Researchers Learn About End-Of-Life Communication

From the 4 June 2011 article at Medical News Today

…Lead author Robert E. Gramling, M.D., Sc.D., associate professor of Family Medicine at URMC, and colleagues with a special interest in palliative care, made several key discoveries:

  • In 93 percent of the conversations, prognosis was brought up and discussed by at least one person, with the palliative care team broaching the issue 65 percent of the time. Also, the prognosis information focused more often on quality of life rather than survival, and on the unique individual rather than the population in general. Researchers noted that prior studies support the link between open and honest discussions about prognosis to clinical benefits.
  • Both patients/families and physicians/nurses on the palliative care team tended to frame prognosis with more pessimism than optimism. This was unexpected and different than the usual patterns of communication, where talk of a serious illness tends toward avoidance or unbalanced optimism, researchers said.
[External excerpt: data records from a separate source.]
__global__ __launch_bounds__(1024) void rnnt_lstm_kernel(DecodeState st, int layer, int B, int H,
                                                        const float* __restrict__ embed,
                                                        const float* __restrict__ W ,
                                                        const float* __restrict__ bias ) {
    extern __shared__ __attribute__((aligned(16))) char lstm_smem[];
    float (*part)[4][32][16] = reinterpret_cast<float (*)[4][32][16]>(lstm_smem);
    int* rows_s = reinterpret_cast<int*>(lstm_smem + SPLITK_LSTM * 4 * 32 * 16 * 4);
    const int n_act = st.counters[0];
    const int rt = blockIdx.y, ut = blockIdx.x;
    if (rt * 32 >= n_act) return;
    const int tid = threadIdx.x, lane = tid & 63, wave = tid >> 6;
    if (tid < 32) {
        const int i = rt * 32 + tid;
        rows_s[tid] = st.act[i < n_act ? i : n_act - 1];
    }
    __syncthreads();
    const int li = lane & 15, kk = lane >> 4;
    const int lr = lane >> 2, lc = lane & 3;
    const int perm = 4 * (4 * li + kk);
    const int K = 2 * H, kslice = K / SPLITK_LSTM, nkb = K / 16;
    const float* xsrc[2];
    const float* hsrc[2];
#pragma unroll
    for (int ri = 0; ri < 2; ++ri) {
        const int row = rows_s[ri * 16 + lr];
        xsrc[ri] = layer == 0 ? embed + (size_t)st.token[row] * H : st.h_tmp + ((size_t)(layer - 1) * B + row) * H;
        hsrc[ri] = st.h + ((size_t)layer * B + row) * H;
    }
    const float* wfrag[4];
#pragma unroll
    for (int gt = 0; gt < 4; ++gt) wfrag[gt] = W + ((size_t)((gt * H) / 16 + ut) * nkb) * 256 + lane * 4;
    f32x4_t acc[2][4];
#pragma unroll
    for (int ri = 0; ri < 2; ++ri)
#pragma unroll
        for (int gt = 0; gt < 4; ++gt) acc[ri][gt] = (f32x4_t){0.f, 0.f, 0.f, 0.f};
    struct Frag { float4 a[2], w[4]; };
    auto load = [&](int k0) {
        Frag fr;
        const int k = k0 + 4 * lc;
#pragma unroll
        for (int ri = 0; ri < 2; ++ri)
            fr.a[ri] = (k < H) ? *reinterpret_cast<const float4*>(xsrc[ri] + k)
                               : *reinterpret_cast<const float4*>(hsrc[ri] + (k - H));
#pragma unroll
        for (int gt = 0; gt < 4; ++gt) fr.w[gt] = *reinterpret_cast<const float4*>(wfrag[gt] + (size_t)(k0 >> 4) * 256);
        return fr;
    };
    auto compute = [&](const Frag& fin) {
        Frag fr = fin;
#pragma unroll
        for (int ri = 0; ri < 2; ++ri) fr.a[ri] = to_mfma_a_layout(fin.a[ri], perm);
#define RS_MFMA_E(c)                                                                                            \
        _Pragma("unroll") for (int ri = 0; ri < 2; ++ri) _Pragma("unroll") for (int gt = 0; gt < 4; ++gt)      \
            acc[ri][gt] = __builtin_amdgcn_mfma_f32_16x16x4f32(fr.a[ri].c, fr.w[gt].c, acc[ri][gt], 0, 0, 0);
        RS_MFMA_E(x) RS_MFMA_E(y) RS_MFMA_E(z) RS_MFMA_E(w)
#undef RS_MFMA_E
    };
    const int kbeg = wave * kslice, nblk = kslice / 16;
    {
        Frag f0 = load(kbeg);
        Frag f1 = nblk > 1 ? load(kbeg + 16) : f0;
        int u = 0;
        for (; u + 2 < nblk; ++u) {
            const Frag f2 = load(kbeg + 16 * (u + 2));
            compute(f0);
            f0 = f1;
            f1 = f2;
        }
        if (nblk >= 2) { compute(f0); f0 = f1; }
        compute(f0);
    }
#pragma unroll
    for (int ri = 0; ri < 2; ++ri)
#pragma unroll
        for (int gt = 0; gt < 4; ++gt)
#pragma unroll
            for (int r = 0; r < 4; ++r) part[wave][gt][ri * 16 + 4 * kk + r][li] = acc[ri][gt][r];
    __syncthreads();
    if (tid >= 512) return;
    const int i = tid >> 4, j = tid & 15;
    if (rt * 32 + i >= n_act) return;
    const int brow = rows_s[i];
    const int unit = ut * 16 + j;
    float z[4];
#pragma unroll
    for (int gt = 0; gt < 4; ++gt) {
        float s = part[0][gt][i][j];
#pragma unroll
        for (int sl = 1; sl < SPLITK_LSTM; ++sl) s = s + part[sl][gt][i][j];
        z[gt] = s + bias[gt * H + unit];
    }
    const float ig = rs_sigmoidf(z[0]), fg = rs_sigmoidf(z[1]), gg = rs_tanhf(z[2]), og = rs_sigmoidf(z[3]);
    const size_t o = ((size_t)layer * B + brow) * H + unit;
    const float cn = fmaf(fg, st.c[o], ig * gg);
    st.c_tmp[o] = cn;
    st.h_tmp[o] = og * rs_tanhf(cn);
}

template <int MODE>
__global__ __launch_bounds__(512) void rnnt_tile_kernel(DecodeState st, const float* __restrict__ f, int B, int Tp,
                                                        int L, int H, int K, int N, const float* __restrict__ W,
                                                        const float* __restrict__ bias, int n_ctiles, int step,
                                                        int rows_per_utt) {
    extern __shared__ __attribute__((aligned(16))) char tile_smem[];
    float (*part)[32][65] = reinterpret_cast<float (*)[32][65]>(tile_smem);
    int* rows_s = reinterpret_cast<int*>(tile_smem + SPLITK_TILE * 32 * 65 * 4);
    int rt = blockIdx.y;
    const int ct = blockIdx.x;
    const int tid = threadIdx.x, lane = tid & 63, wave = tid >> 6;
    constexpr bool WALK = MODE == 3 || MODE == 4;
    constexpr bool ARGMAX = MODE == 1 || MODE == 5;
    const int32_t* list = MODE == 0 ? st.act : st.alive + (size_t)(step & 1) * B;
    const int la = MODE == 5 ? rows_per_utt : 1;
    const int n_rows = MODE == 0 ? st.counters[0] : st.counters[2 + (step & 1)] * la;
    if (MODE >= 1 && rt == 0 && ct == 0 && tid == 0) {
        st.counters[0] = 0;
        st.counters[2 + ((step + 1) & 1)] = 0;
    }
    if (MODE >= 1 && ct >= n_ctiles) return;
    for (;; rt += gridDim.y) {
    if (rt * 32 >= n_rows) return;
    if (tid < 32) {
        int i = rt * 32 + tid;
        i = i < n_rows ? i : n_rows - 1;
        rows_s[tid] = MODE == 5 ? list[i / la] * la + i % la : list[i];
    }
    __syncthreads();
    const int li = lane & 15, kk = lane >> 4;
    const int lr = lane >> 2, lc = lane & 3;
    const int perm = 4 * (4 * li + kk);
    const float* asrc[2];
    const float* gsrc[2];
#pragma unroll
    for (int ri = 0; ri < 2; ++ri) {
        const int row = rows_s[ri * 16 + lr];
        if (MODE == 0) {
            asrc[ri] = st.h_tmp + ((size_t)(L - 1) * B + row) * H;
            gsrc[ri] = nullptr;
        } else {
            if (MODE == 4) {
                asrc[ri] = st.a_pre + (size_t)row * K;
                gsrc[ri] = nullptr;
            } else if (MODE == 5) {
                const int utt = row / la;
                int t = st.tcur[utt] + row % la;
                t = t < Tp ? t : Tp - 1;
                asrc[ri] = f + ((size_t)utt * Tp + t) * K;
                gsrc[ri] = st.g + (size_t)utt * K;
            } else {
                int t = st.tcur[row];
                t = t < Tp ? t : Tp - 1;
                const int utt = MODE >= 2 ? row / rows_per_utt : row;
                asrc[ri] = f + ((size_t)utt * Tp + t) * K;
                gsrc[ri] = MODE == 3 ? st.g + st.g_off[row] : st.g + (size_t)row * K;
            }
        }
    }
    const int nkb = K / 16, ntile = (N + 15) / 16;
    const float* wfrag[4];
#pragma unroll
    for (int cj = 0; cj < 4; ++cj) {
        int tn = ct * 4 + cj;
        tn = tn < ntile ? tn : ntile - 1;
        wfrag[cj] = W + ((size_t)tn * nkb) * 256 + lane * 4;
    }
    f32x4_t acc[2][4];
#pragma unroll
    for (int ri = 0; ri < 2; ++ri)
#pragma unroll
        for (int cj = 0; cj < 4; ++cj) acc[ri][cj] = (f32x4_t){0.f, 0.f, 0.f, 0.f};
    constexpr bool HAS_G = (MODE >= 1 && MODE <= 3) || MODE == 5;
    struct Frag { float4 a[2], g[2], w[4]; };
    auto load = [&](int k0) {
        Frag fr;
        const int k = k0 + 4 * lc;
#pragma unroll
        for (int ri = 0; ri < 2; ++ri) {
            fr.a[ri] = *reinterpret_cast<const float4*>(asrc[ri] + k);
            if (HAS_G) fr.g[ri] = *reinterpret_cast<const float4*>(gsrc[ri] + k);
        }
#pragma unroll
        for (int cj = 0; cj < 4; ++cj) fr.w[cj] = *reinterpret_cast<const float4*>(wfrag[cj] + (size_t)(k0 >> 4) * 256);
        return fr;
    };
    auto compute = [&](const Frag& fr) {
        float4 a[2];
#pragma unroll
        for (int ri = 0; ri < 2; ++ri) {
            a[ri] = fr.a[ri];
            if (HAS_G) {
                if (st.joint_act) {
                    a[ri].x = rs_tanhf(a[ri].x + fr.g[ri].x); a[ri].y = rs_tanhf(a[ri].y + fr.g[ri].y);
                    a[ri].z = rs_tanhf(a[ri].z + fr.g[ri].z); a[ri].w = rs_tanhf(a[ri].w + fr.g[ri].w);
// ... 94 lines not shown
        const int oi = st.pidx[(size_t)b * n_ctiles + ctile];
        if (ov > val || (ov == val && oi < idx)) { val = ov; idx = oi; }
    }
#pragma unroll
    for (int off = 32; off > 0; off >>= 1) {
        const float ov = __shfl_xor(val, off, 64);
        const int oi = __shfl_xor(idx, off, 64);
        if (ov > val || (ov == val && oi < idx)) { val = ov; idx = oi; }
    }
    if (lane != 0) return;
    int t = st.tcur[b], sy = st.sym[b];
    bool emitted = false;
    if (idx == blank || idx == st.unk || idx == 0x7fffffff) {
        t += 1; sy = 0;
    } else {
        const int n = n_ids[b];
        if (n < u_max) { ids[(size_t)b * u_max + n] = idx; frames[(size_t)b * u_max + n] = t; n_ids[b] = n + 1; }
        else st.counters[1] = 1;
        if (st.token2) st.token2[b] = st.token[b];
        st.token[b] = idx;
        emitted = true;
        sy += 1;
        if (sy >= max_symbols) { t += 1; sy = 0; }
    }
    st.tcur[b] = t; st.sym[b] = sy;
    if (t < enc_lens[b]) {
        const int pos = atomicAdd(&st.counters[2 + ((step + 1) & 1)], 1);
        st.alive[(size_t)((step + 1) & 1) * B + pos] = b;
        if (emitted) { const int pa = atomicAdd(&st.counters[0], 1); st.act[pa] = b; }
    }
}



__global__ __launch_bounds__(256) void rnnt_finalize_la_kernel(DecodeState st, const int32_t* __restrict__ enc_lens, int B, int n_ctiles,
                                                               int blank, int max_symbols, int u_max, int step, int la,
                                                               int32_t* __restrict__ ids, int32_t* __restrict__ frames,
                                                               int32_t* __restrict__ n_ids) {
    const int lane = threadIdx.x & 63;
    const int slot = blockIdx.x * 4 + (threadIdx.x >> 6);
    const int n_alive = st.counters[2 + (step & 1)];
    if (slot >= n_alive) return;
    const int b = st.alive[(size_t)(step & 1) * B + slot];
    const int T = enc_lens[b];
    int t = st.tcur[b], sy = st.sym[b];
    bool emitted = false;
    for (int j = 0; j < la && t < T; ++j) {
        float val = -INFINITY;
        int idx = 0x7fffffff;
        const size_t row = (size_t)b * la + j;
        for (int ctile = lane; ctile < n_ctiles; ctile += 64) {
            const float ov = st.pmax[row * n_ctiles + ctile];
            const int oi = st.pidx[row * n_ctiles + ctile];
            if (ov > val || (ov == val && oi < idx)) { val = ov; idx = oi; }
        }
#pragma unroll
        for (int off = 32; off > 0; off >>= 1) {
            const float ov = __shfl_xor(val, off, 64);
            const int oi = __shfl_xor(idx, off, 64);
            if (ov > val || (ov == val && oi < idx)) { val = ov; idx = oi; }
        }
        if (idx == blank || idx == st.unk || idx == 0x7fffffff) { t += 1; sy = 0; continue; }
        if (lane == 0) {
            const int n = n_ids[b];
            if (n < u_max) { ids[(size_t)b * u_max + n] = idx; frames[(size_t)b * u_max + n] = t; n_ids[b] = n + 1; }
            else st.counters[1] = 1;
            if (st.token2) st.token2[b] = st.token[b];
            st.token[b] = idx;
        }
        emitted = true;
        sy += 1;
        if (sy >= max_symbols) { t += 1; sy = 0; }
        break;
    }
    if (lane != 0) return;
    st.tcur[b] = t; st.sym[b] = sy;
    if (t < T) {
        const int pos = atomicAdd(&st.counters[2 + ((step + 1) & 1)], 1);
        st.alive[(size_t)((step + 1) & 1) * B + pos] = b;
        if (emitted) { const int pa = atomicAdd(&st.counters[0], 1); st.act[pa] = b; }
    }
}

However, emphasizing accuracy during the palliative care consultation usually leads to treatment decisions that match patient preferences.
  • The substance and tone of the conversations varied, depending on whether the patient was present and actively participating. For example, prognosis conversations with family members alone were more pessimistic and contained more explicit information. It is possible, researchers said, this type of conversation takes place out of respect for the patient, who might be sicker in this scenario, or is someone who prefers to avoid information.
  • The closer to death, the more likely the palliative care physician was to foretell or forecast events. This might seem logical – that doctors would guide patients and families in what to expect as death approached – but in reality this vulnerable and frightening time is when families often report a void in communication. The URMC data suggests that palliative care consultations respond to this need….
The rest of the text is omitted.